Exercise instructions
The output should be all lines of the entries below in which the word "decode" occurs.

------------------------------------------------

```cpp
static int launch_conv_halo(ConvParams p, hipStream_t stream, int form) {
  const int tiles_x = (p.W + ch::TW - 1) / ch::TW, tiles_y = (p.H + ch::TH - 1) / ch::TH;
  static LdsAttr lds_attr[5];
  const void* kern = form == 1 ? (const void*)conv_halo4_kernel<0> : form == 4 ? (const void*)conv_halo4p_kernel : (const void*)conv_halo_kernel;
#ifdef RTV_LAB
  if (form == 2) kern = (const void*)conv_halo4_kernel<1>;
  if (form == 3) kern = (const void*)conv_halo4_kernel<2>;
#endif
  const int lds = form == 4 ? ch::LDS_BYTES + 4 * 32 * 192 : ch::LDS_BYTES;
  if (int st = ensure_dynamic_lds(kern, lds, &lds_attr[form], "conv")) return st;
  ProfScope prof(PROF_CONV, stream, 2.0 * p.M * (double)p.Cout * 9 * p.kt * p.Cin);
  const dim3 grid(p.T * tiles_y * tiles_x * (p.Cout / 96));
  note_kernel(form == 4 ? DK_CONV_HALO4P : form == 0 ? DK_CONV_HALO : DK_CONV_HALO4);
  if (form == 4) {
    const int cus = device_num_cus() > 0 ? device_num_cus() : 256;
    const int nwg = (int)grid.x < cus ? (int)grid.x : cus / 8 * 8;
    hipLaunchKernelGGL(conv_halo4p_kernel, dim3(nwg), dim3(ch4::THREADS4), lds, stream, p, tiles_x, tiles_y);
    return check_launch("conv_halo");
  }
  if (form == 1) hipLaunchKernelGGL(conv_halo4_kernel<0>, grid, dim3(ch4::THREADS4), ch::LDS_BYTES, stream, p, tiles_x, tiles_y);
#ifdef RTV_LAB
  else if (form == 2) hipLaunchKernelGGL(conv_halo4_kernel<1>, grid, dim3(ch4::THREADS4), ch::LDS_BYTES, stream, p, tiles_x, tiles_y);
  else if (form == 3) hipLaunchKernelGGL(conv_halo4_kernel<2>, grid, dim3(ch4::THREADS4), ch::LDS_BYTES, stream, p, tiles_x, tiles_y);
#endif
  else hipLaunchKernelGGL(conv_halo_kernel, grid, dim3(ch::THREADS), ch::LDS_BYTES, stream, p, tiles_x, tiles_y);
  return check_launch("conv_halo");
}

template <int BM, int BN, int BK, int WM, int WN>
static int launch_conv_cfg(ConvParams p, hipStream_t stream) {
  typedef TileCfg<BM, BN, BK, WM, WN> Cfg;
  p.tiles_m = (p.M + BM - 1) / BM;
  p.tiles_n = (p.Cout + BN - 1) / BN;
  const int lds = 3 * Cfg::STAGE_BYTES;
  static_assert(Cfg::NW * Cfg::TM * 32 * Cfg::TN * 64 <= 3 * Cfg::STAGE_BYTES, "epilogue image must fit the stage buffers");
  auto kern = conv_igemm_kernel<BM, BN, BK, WM, WN>;
  static LdsAttr lds_attr;
  if (int st = ensure_dynamic_lds((const void*)kern, lds, &lds_attr, "conv")) return st;
  ProfScope prof(PROF_CONV, stream, 2.0 * p.M * (double)p.Cout * p.kt * p.kh * p.kw * p.Cin);
  note_kernel(DK_CONV_IGEMM);
  hipLaunchKernelGGL(kern, dim3(p.tiles_m * p.tiles_n), dim3(Cfg::NT), lds, stream, p);
  return check_launch("conv");
}

static std::atomic<int> g_conv_halo{1};

int launch_conv(const ConvParams& p, hipStream_t stream) {
  if (p.M <= 0) return 0;
  if (p.Cin % 32) return set_error(-1, "conv: Cin must be a multiple of 32 (pad channels)");
  if (p.Cout % 8) return set_error(-1, "conv: Cout must be a multiple of 8 (pad filters)");
  if (p.out_ld % 4 || (p.residual && p.res_ld % 4)) return set_error(-1, "conv: channel strides must be multiples of 4");
  if (p.n_split && (p.n_split % 4 || p.Cout != 2 * p.n_split)) return set_error(-1, "conv: bad n_split");
  const bool halo_common = g_conv_halo && !p.gather && p.kh == 3 && p.kw == 3 && p.sy == 1 && p.st == 1 && !p.n_split && p.pad_h == 1 &&
                           p.pad_w == 1 && p.Cin % 32 == 0 && p.Cin <= 384 && p.Cout % 96 == 0 && p.Cout <= 384 &&
                           !((p.out_ld | (p.residual ? p.res_ld : 0)) & 7) && !(((uintptr_t)p.out | (uintptr_t)p.residual) & 15) &&
                           (size_t)(p.T + 2) * p.inH * p.inW * p.Cin < 0x7fffffffull;
  const bool halo3 = halo_common && p.kt == 3 && !p.ups && p.y_out0 == 0 && p.y_in0 == 0 && p.in_rows == p.inH && p.limH == p.inH &&
                     p.limW == p.inW;
  const bool halo_up = halo_common && p.kt == 1 && p.ups && p.limW == p.W;
  const bool halo1 = halo_common && p.kt == 1 && !p.ups && p.w_taps == 27 && p.y_out0 == 0 && p.y_in0 == 0 && p.in_rows == p.inH &&
                     p.limH == p.inH && p.limW == p.inW;
  const bool halo = halo3 || halo_up || halo1;
  if (p.norm_gamma && !(halo && p.Cout == 96 && !p.residual && !((uintptr_t)p.norm_gamma & 7)))
    return set_error(-1, "conv: the fused RMS_norm + SiLU epilogue needs a halo-kernel layer with 96 filters and no residual");
  if (halo) {
    const int mode = g_conv_halo;
    int form = mode == 1 || mode == 6 ? 4 : mode == 2 ? 1 : mode == 3 ? 0 : mode - 2;
    if (form != 0 && (size_t)(p.T + 2) * p.inH * p.inW * p.Cin * 2 >= 0x80000000ull) form = 0;
    return launch_conv_halo(p, stream, form);
  }
  if (p.Cout % 96 == 0 && p.Cout % 128 != 0) return launch_conv_cfg<128, 96, 32, 2, 1>(p, stream);
  if (p.Cout <= 32) return launch_conv_cfg<128, 32, 32, 2, 1>(p, stream);
  return launch_conv_cfg<128, 128, 32, 2, 2>(p, stream);
}

}

using namespace rtv;

extern "C" int rtv_conv_set_halo(int on) {
#ifdef RTV_LAB
  g_conv_halo = on < 0 || on > 6 ? 1 : on;
#else
  g_conv_halo = on < 0 || (on > 3 && on != 6) ? 1 : on;
#endif
  return 0;
}

extern "C" int rtv_conv_cl_win(const void* in, const void* w, const void* bias, const void* residual, int res_ld,
                               void* out, int out_ld, int T, int H, int W, int Cin, int Cout, int kt, int kh, int kw,
                               int resample, int n_split, const void* zeros, int y_out0, int y_in0, int in_rows,
                               int img_rows, rtv_stream_t stream);

extern "C" int rtv_conv_cl(const void* in, const void* w, const void* bias, const void* residual, int res_ld,
                           void* out, int out_ld, int T, int H, int W, int Cin, int Cout, int kt, int kh, int kw,
                           int resample, int n_split, const void* zeros, rtv_stream_t stream) {
  return rtv_conv_cl_win(in, w, bias, residual, res_ld, out, out_ld, T, H, W, Cin, Cout, kt, kh, kw, resample, n_split,
                         zeros, 0, 0, -1, -1, stream);
}

static std::atomic<bool> g_conv_fuse_norm{true};
extern "C" int rtv_conv_set_fuse_norm(int on) {
  g_conv_fuse_norm = on != 0;
  return 0;
}

extern "C" int rtv_conv3_norm_silu_cl(const void* in, const void* w, const void* bias, const void* gamma, void* out, int out_ld,
                                      int T, int H, int W, int Cin, int Cout, int flags, const void* zeros, rtv_stream_t stream) {
  if (!in || !w || !out || !zeros || !gamma) return set_error(-1, "conv: null pointer");
  if (!g_conv_fuse_norm || !g_conv_halo || (flags & RTV_CONV_GATHER) || Cout != 96 || Cin % 32 || Cin > 384 || (out_ld & 7) ||
      ((uintptr_t)out & 15) || ((uintptr_t)gamma & 7) || (size_t)(T + 2) * H * W * Cin >= 0x7fffffffull)
    return 1;
  ConvParams p;
  p.in = (const uint16_t*)in;
  p.w = (const uint16_t*)w;
  p.out = (uint16_t*)out;
  p.bias = (const uint16_t*)bias;
  p.residual = nullptr;
  p.zeros = (const uint16_t*)zeros;
  p.out_ld = out_ld;
  p.res_ld = 0;
  p.T = T;
  p.H = H;
  p.W = W;
  p.inH = H;
  p.inW = W;
  p.sy = p.st = 1;
  p.pad_h = p.pad_w = 1;
  p.limH = H;
  p.limW = W;
  p.y_out0 = p.y_in0 = 0;
  p.in_rows = H;
  p.gather = 0;
  p.norm_gamma = (const uint16_t*)gamma;
  p.Cin = Cin;
  p.Cout = Cout;
  p.kt = p.kh = p.kw = 3;
  p.w_taps = 27;
  p.ups = 0;
  p.n_split = 0;
  p.M = T * H * W;
  p.tiles_m = p.tiles_n = 0;
  return launch_conv(p, (hipStream_t)stream);
}

int rtv::conv3_last_tap(const void* frame, const void* w3, const void* bias, const void* gamma, const void* residual, int res_ld,
                        void* out, int out_ld, int H, int W, int Cin, int Cout, int flags, const void* zeros, hipStream_t stream) {
  if (!frame || !w3 || !out || !zeros) return set_error(-1, "conv: null pointer");
  const int gather = (flags & RTV_CONV_GATHER) ? 1 : 0;
  if (gamma && (!g_conv_fuse_norm || !g_conv_halo || gather || Cout != 96 || Cin % 32 || Cin > 384 || (out_ld & 7) || residual ||
                ((uintptr_t)out & 15) || ((uintptr_t)gamma & 7)))
    return 1;
  ConvParams p;
  p.in = (const uint16_t*)frame;
  p.w = (const uint16_t*)w3 + (size_t)18 * Cin;
  p.out = (uint16_t*)out;
  p.bias = (const uint16_t*)bias;
  p.residual = (const uint16_t*)residual;
  p.zeros = (const uint16_t*)zeros;
  p.out_ld = out_ld;
  p.res_ld = res_ld;
  p.T = 1;
  p.H = H;
  p.W = W;
  p.inH = H;
  p.inW = W;
  p.sy = p.st = 1;
  p.pad_h = p.pad_w = 1;
  p.limH = H;
  p.limW = W;
  p.y_out0 = p.y_in0 = 0;
  p.in_rows = H;
  p.gather = gather;
  p.norm_gamma = (const uint16_t*)gamma;
  p.Cin = Cin;
  p.Cout = Cout;
  p.kt = 1;
  p.kh = p.kw = 3;
  p.w_taps = 27;
  p.ups = 0;
  p.n_split = 0;
  p.M = H * W;
  p.tiles_m = p.tiles_n = 0;
  return launch_conv(p, stream);
}

extern "C" int rtv_conv_cl_win(const void* in, const void* w, const void* bias, const void* residual, int res_ld,
                               void* out, int out_ld, int T, int H, int W, int Cin, int Cout, int kt, int kh, int kw,
                               int resample, int n_split, const void* zeros, int y_out0, int y_in0, int in_rows,
                               int img_rows, rtv_stream_t stream) {
  if (!in || !w || !out || !zeros) return set_error(-1, "conv: null pointer");
  const int gather = (resample & RTV_CONV_GATHER) ? 1 : 0;
  resample &= ~RTV_CONV_GATHER;
  if ((kt != 1 && kt != 3) || (kh != 1 && kh != 3) || kh != kw) return set_error(-1, "conv: kernel must be 1 or 3 per axis");
  if (resample < 0 || resample > 3) return set_error(-1, "conv: resample must be 0..3");
  const int ups = resample == RTV_CONV_UPSAMPLE2X;
  if (ups && ((W & 1) || (in_rows < 0 && (H & 1)))) return set_error(-1, "conv: upsampled output dims must be even");
  if (resample == RTV_CONV_DOWN2X && (kt != 1 || kh != 3)) return set_error(-1, "conv: the stride-2 downsample is a 1x3x3 conv");
  if (resample == RTV_CONV_TIME_DOWN2X && (kt != 3 || kh != 1)) return set_error(-1, "conv: the stride-2 time conv is 3x1x1");
  if (resample != RTV_CONV_NONE && resample != RTV_CONV_UPSAMPLE2X && n_split) return set_error(-1, "conv: n_split with a strided conv");
  ConvParams p;
  p.in = (const uint16_t*)in;
  p.w = (const uint16_t*)w;
  p.out = (uint16_t*)out;
  p.bias = (const uint16_t*)bias;
  p.residual = (const uint16_t*)residual;
  p.zeros = (const uint16_t*)zeros;
  p.out_ld = out_ld;
  p.res_ld = res_ld;
  p.T = T;
  p.H = H;
  p.W = W;
  p.inH = ups ? H / 2 : (resample == RTV_CONV_DOWN2X ? 2 * H : H);
  p.inW = ups ? W / 2 : (resample == RTV_CONV_DOWN2X ? 2 * W : W);
  p.sy = resample == RTV_CONV_DOWN2X ? 2 : 1;
  p.st = resample == RTV_CONV_TIME_DOWN2X ? 2 : 1;
  p.pad_h = resample == RTV_CONV_DOWN2X ? 0 : kh >> 1;
  p.pad_w = resample == RTV_CONV_DOWN2X ? 0 : kw >> 1;
  p.limH = ups ? H : p.inH;
  p.limW = ups ? W : p.inW;
  p.y_out0 = p.y_in0 = 0;
  p.in_rows = p.inH;
  if (in_rows >= 0) {
    if (!ups) return set_error(-1, "conv: row windows are for the upsampling stage transition");
    if (in_rows <= 0 || img_rows <= 0 || y_out0 < 0 || y_in0 < 0 || y_out0 + H > img_rows)
      return set_error(-1, "conv: bad row window");
    {
      const int lo_up = y_out0 > 0 ? y_out0 - (kh >> 1) : 0;
      const int hi_up = y_out0 + H - 1 + (kh >> 1) < img_rows ? y_out0 + H - 1 + (kh >> 1) : img_rows - 1;
      if ((lo_up >> 1) < y_in0 || (hi_up >> 1) >= y_in0 + in_rows)
        return set_error(-1, "conv: the row window's taps fall outside the supplied input rows");
    }
    p.y_out0 = y_out0;
    p.y_in0 = y_in0;
    p.in_rows = in_rows;
    p.inH = in_rows;
    p.limH = img_rows;
  }
  p.gather = gather;
  p.norm_gamma = nullptr;
  p.Cin = Cin;
  p.Cout = Cout;
  p.kt = kt;
  p.kh = kh;
  p.kw = kw;
  p.w_taps = kt * kh * kw;
  p.ups = ups ? 1 : 0;
  p.n_split = n_split;
  p.M = T * H * W;
  p.tiles_m = p.tiles_n = 0;
  return launch_conv(p, (hipStream_t)stream);
}
```

Baseline: 17.58.

## Split tail-round conv tiles into half-row units and skip dead rows

```diff
diff --git a/realtime_video_amd/csrc/vae_conv.hip b/realtime_video_amd/csrc/vae_conv.hip
--- a/realtime_video_amd/csrc/vae_conv.hip
+++ b/realtime_video_amd/csrc/vae_conv.hip
@@ -839,8 +839,8 @@
   }
 }
 
-__global__ __attribute__((amdgpu_flat_work_group_size(256, 256), amdgpu_waves_per_eu(1, 2))) void conv_halo4p_kernel(ConvParams p, int tiles_x,
-                                                                                                                      int tiles_y) {
+template <bool HALF>
+__device__ __forceinline__ void conv_halo4p_body(const ConvParams& p, int tiles_x, int tiles_y, int tail, int skip_dead) {
   using namespace ch4;
   constexpr int A_ACC = 8, A_FRAG = 200;
   extern __shared__ __attribute__((aligned(16))) char smem[];
@@ -869,6 +869,24 @@
     y0 = ty * TH;
     n0 = tn * 96;
   };
+  const int half_from = total - tail, vtotal = total + tail;
+  auto unit_of = [&](int v, int& t, int& y0, int& x0, int& n0, int& rb, int& mr) __attribute__((always_inline)) {
+    int u = v, half = 0;
+    mr = 4;
+    if (v >= half_from) {
+      const int h = v - half_from;
+      half = h >= tail ? 1 : 0;
+      u = v - half * tail;
+      mr = 2;
+    }
+    decode(u, t, y0, x0, n0);
+    if (HALF && skip_dead && mr == 4 && p.H - y0 <= TH / 2) mr = 2;
+    rb = half * (TH / 2) + mr * wave;
+  };
+  auto rows_of = [&](int y0, int rb, int mr) __attribute__((always_inline)) {
+    const int live = p.H - (y0 + rb);
+    return !skip_dead ? mr : live <= 0 ? 0 : HALF && live <= 2 ? 2 : mr;
+  };
   uint32_t h_lds[HP], w_lds[WP];
 #pragma unroll
   for (int i = 0; i < HP; ++i) h_lds[i] = min(wave * HP + i, HREAL - 1) * 1024;
@@ -917,23 +935,22 @@
   };
 
   uint32_t a_base[3][2], b_addr[3][2];
-  auto frag_addrs = [&]() __attribute__((always_inline)) {
-    int lane_k = lane, wave_k = wave;
-    asm volatile("" : "+v"(lane_k), "+s"(wave_k));
+  auto frag_addrs = [&](int rb) __attribute__((always_inline)) {
+    int lane_k = lane;
+    asm volatile("" : "+v"(lane_k));
     const int l31k = lane_k & 31, glk = lane_k >> 5;
 #pragma unroll
     for (int ks = 0; ks < 2; ++ks) {
 #pragma unroll
       for (int dx = 0; dx < 3; ++dx) {
         const int hc = l31k + dx;
-        a_base[dx][ks] = lds0 + (uint32_t)(((4 * wave_k) * HPITCH + hc) * 64 + (((2 * ks + glk) ^ ((hc >> 2) & 3)) << 4));
+        a_base[dx][ks] = lds0 + (uint32_t)((rb * HPITCH + hc) * 64 + (((2 * ks + glk) ^ ((hc >> 2) & 3)) << 4));
       }
 #pragma unroll
       for (int dy = 0; dy < 3; ++dy)
         b_addr[dy][ks] = lds0 + (uint32_t)(2 * HBYTES + dy * WROW_BYTES + l31k * 64 + (((2 * ks + glk) ^ ((l31k >> 2) & 3)) << 4));
     }
   };
-  frag_addrs();
   uint32_t a_cur[3][2], a_nxt[3][2];
   auto frag_read = [&](auto dyc, auto cic, auto setc, auto nc, const uint32_t (&aa)[3][2]) __attribute__((always_inline)) {
     constexpr int DY = decltype(dyc)::value, CI = decltype(cic)::value, SET = decltype(setc)::value, N = decltype(nc)::value;
@@ -946,10 +963,11 @@
   sfor<0, 192>([&](auto ic) __attribute__((always_inline)) { acc_zero<A_ACC + decltype(ic)::value>(); });
 
   int vid = blockIdx.x;
-  int ct, cy0, cx0, cn0;
+  int ct, cy0, cx0, cn0, crb, cmr;
   uint32_t hv_c[HP], wv_c[WP], hv_n[HP], wv_n[WP];
-  decode(vid, ct, cy0, cx0, cn0);
+  unit_of(vid, ct, cy0, cx0, cn0, crb, cmr);
   tile_voff(ct, cy0, cx0, cn0, hv_c, wv_c);
+  frag_addrs(crb);
 
   sfor<0, HP>([&](auto ic) __attribute__((always_inline)) { issue_h(h_soff(0, 0), 0u, hv_c[decltype(ic)::value], ic); });
   sfor<0, WP>([&](auto ic) __attribute__((always_inline)) { issue_w(w_soff(0, 0, 0), IC<0>{}, wv_c[decltype(ic)::value], ic); });
@@ -963,21 +981,12 @@
     for (int dx = 0; dx < 3; ++dx) a_cur[dx][ks] = a_base[dx][ks];
   sfor<0, 7>([&](auto nc) __attribute__((always_inline)) { frag_read(IC<0>{}, IC<0>{}, IC<0>{}, nc, a_cur); });
 
-  for (bool first_tile = true;; first_tile = false) {
-    const bool has_next = vid + stride < total;
-    if (!first_tile) {
-      frag_addrs();
-#pragma unroll
-      for (int ks = 0; ks < 2; ++ks)
-#pragma unroll
-        for (int dx = 0; dx < 3; ++dx) a_cur[dx][ks] = a_base[dx][ks] + par * (uint32_t)HBYTES;
-      tile_voff(ct, cy0, cx0, cn0, hv_c, wv_c);
-    }
-    {
-      int nt = ct, ny0 = cy0, nx0 = cx0, nn0 = cn0;
-      if (has_next) decode(vid + stride, nt, ny0, nx0, nn0);
-      tile_voff(nt, ny0, nx0, nn0, hv_n, wv_n);
-    }
+  bool has_next;
+  int nrb;
+  int rows = 4;
+  auto unit_body = [&](auto mrc) __attribute__((always_inline)) {
+    constexpr int MR = decltype(mrc)::value;
+    const bool full = !HALF || rows == 4;
     int dt = 0, cb = 0;
     for (int g = 0; g < G; ++g) {
       const bool last = g + 1 == G;
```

------------------------------------------------

Result below
+    decode(u, t, y0, x0, n0);
-  decode(vid, ct, cy0, cx0, cn0);
-      if (has_next) decode(vid + stride, nt, ny0, nx0, nn0);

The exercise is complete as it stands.